JPH04240968A - Facsimile equipment - Google Patents

Abstract

PURPOSE:To facilitate print-out without reduction even when a received picture data is larger than the size of print paper by dividing a received picture data into two. CONSTITUTION:Suppose that a sender facsimile equipment 20 sends an original B of a size A3 and a receiver facsimile equipment 10 prints out a received original onto A4 size paper. In this case, the equipment 20 reads the original B of A3 size longitudinally and a picture data of the original B is divided into two by the equipment 10 and printed out two sheets E, F of A4 size. That is, the original B is divided into two parts by a split line C laterally in the middle. The paper sheets E, F corresponding to the parts correspond to lower and upper halves of the sender side original B and the longitudinal direction of the paper sheets E, F is coincident with the lateral direction of the original B. That is, the data of the original B are outputted at the receiver side while being rotated by 90 deg..

Description

[Detailed description of the invention]

0001

BACKGROUND OF THE INVENTION 1. Field of the Invention The present invention relates to a facsimile apparatus suitable for receiving documents larger than, for example, B4 size.

0002

[Prior Art] Conventionally, the size of paper set in a facsimile machine has been determined to be one or two types.
For example, it is A4 or B4 size. If the size of the received original matches these sizes, the original will be printed at its original size, but if the original is sent larger than these sizes, it will be automatically reduced and printed. be done.

0003

[Problem to be Solved by the Invention] For example, when receiving blueprints by facsimile where the dimensions of the drawing have important meaning, it may be desirable to print out the transmitted image data in its original size. . However, in such cases, if the size of the paper on the receiving facsimile machine is smaller than the size of the document on the sender's side, it will be automatically reduced, making it impossible to receive a document of the desired size. There's a problem. SUMMARY OF THE INVENTION An object of the present invention is to provide a facsimile device that can print out a document in its original size even when it receives a document larger than the size of the set paper.

0004

[Means for Solving the Problems] A facsimile device according to the present invention includes a memory for storing image data of a received document, a device that divides the document into a plurality of parts by a dividing line, and divides each part of the document perpendicular to the dividing line. The present invention is characterized in that it includes means for reading image data by scanning in different directions, and means for printing and outputting each portion.

[0005]

EXAMPLES The present invention will be explained below with reference to illustrated examples. FIG. 1 shows the state of facsimile communication in this embodiment. In this example, the originating facsimile machine 20 is an A3
The facsimile machine 10 on the receiving side is configured to print out the received document on A4 size paper. In the state shown in the figure, the facsimile device 20 on the sending side is reading an A3-sized document B in the vertical direction, and the image data of this document B is divided into two by the facsimile device 10 on the receiving side. It is printed out on paper E and F.

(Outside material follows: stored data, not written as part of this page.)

   if (pool) {
     if (dual || q.narrow || q.mode != PLAIN || q.kslices > 1) return OVIS_ERANGE;
-    if (q.stages == 1) OVIS_SG_LAUNCH__(2, 2, PLAIN, 1, 4, false, true); else OVIS_SG_LAUNCH__(2, 2, PLAIN, 2, 2, false, true);
+    if (mask) {
+      if (q.stages == 1) OVIS_SG_LAUNCH_M(2, 2, PLAIN, 1, 4, false, true, true); else OVIS_SG_LAUNCH_M(2, 2, PLAIN, 2, 2, false, true, true);
+    } else {
+      if (q.stages == 1) OVIS_SG_LAUNCH__(2, 2, PLAIN, 1, 4, false, true); else OVIS_SG_LAUNCH__(2, 2, PLAIN, 2, 2, false, true);
+    }
+  } else if (mask) {
+    return OVIS_ERANGE;
   } else if (dual) {
     if (q.narrow || q.mode != PLAIN || q.kslices > 1) return OVIS_ERANGE;
     if (q.stages == 1) OVIS_SG_LAUNCH_(2, 2, PLAIN, 1, 4, true); else OVIS_SG_LAUNCH_(2, 2, PLAIN, 2, 2, true);
@@ -1318,6 +1377,7 @@
   } else {
     if (q.stages == 1) OVIS_SG_LAUNCH(2, 2, PLAIN, 1, 4); else OVIS_SG_LAUNCH(2, 2, PLAIN, 2, 2);
   }
+#undef OVIS_SG_LAUNCH_M
 #undef OVIS_SG_LAUNCH__
 #undef OVIS_SG_LAUNCH_
 #undef OVIS_SG_LAUNCH
@@ -1371,6 +1431,20 @@
   return split_gemm_pair_impl(a_pair, a_row_bytes, nullptr, 0, b_pair, b_row_bytes, c, ldc, c_pair, c_pair_row_bytes, bias,
                               nullptr, 0, residual_pair, residual_pair_row_bytes, nullptr, 0, m, n, channels, 0, 1, 1, 0, 0,
                               0, relu, nullptr, 0, 8, stream, pooled, pool_rows, pool_scale);
+}
+
+extern "C" int ovis_split_gemm_pair_rp_pool_masked(const void* a_pair, long a_row_bytes, const void* b_pair,
+                                                   long b_row_bytes, void* c_pair, long c_pair_row_bytes, const float* bias,
+                                                   const void* residual_pair, long residual_pair_row_bytes, long m, int n,
+                                                   int channels, int relu, float* pooled, int pool_rows, float pool_scale,
+                                                   void* mask, int mask_kind, float* selected, const int32_t* group_slot,
+                                                   void* stream) {
+  if (!pooled || !mask) return OVIS_EINVAL;
+  if (n % 64 != 0 || (residual_pair && (residual_pair_row_bytes % 16 != 0 || ((uintptr_t)residual_pair & 15)))) return OVIS_ERANGE;
+  return split_gemm_pair_impl(a_pair, a_row_bytes, nullptr, 0, b_pair, b_row_bytes, nullptr, 0, c_pair, c_pair_row_bytes, bias,
+                              nullptr, 0, residual_pair, residual_pair_row_bytes, nullptr, 0, m, n, channels, 0, 1, 1, 0, 0,
+                              0, relu, nullptr, 0, 8, stream, pooled, pool_rows, pool_scale, (unsigned long long*)mask,
+                              mask_kind, selected, group_slot);
 }
 
 extern "C" int ovis_split_gemm_pair_gated(const void* a_pair, long a_row_bytes, const void* b_pair, long b_row_bytes,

FIG. 2 shows a document B on the sending side in this embodiment.
The relationship between the data and print paper E and F on the receiving side is shown. Original B on the sending side is A3 size, with a vertical length of 420 mm.
The horizontal length is 297mm. On the other hand, the print papers E and F on the receiving side are A4 size and have a vertical length of 2.
The length is 97mm, and the horizontal length is 210mm. That is, the document B is divided into two parts by a dividing line C extending horizontally through the center thereof. The print papers E and F corresponding to these parts correspond to the upper and lower half parts of the originating original B, respectively, and the vertical direction of the printing papers E and F corresponds to the horizontal direction of the originating original B. matches. That is, on the receiving side, the image data of document B is rotated by 90 degrees and output.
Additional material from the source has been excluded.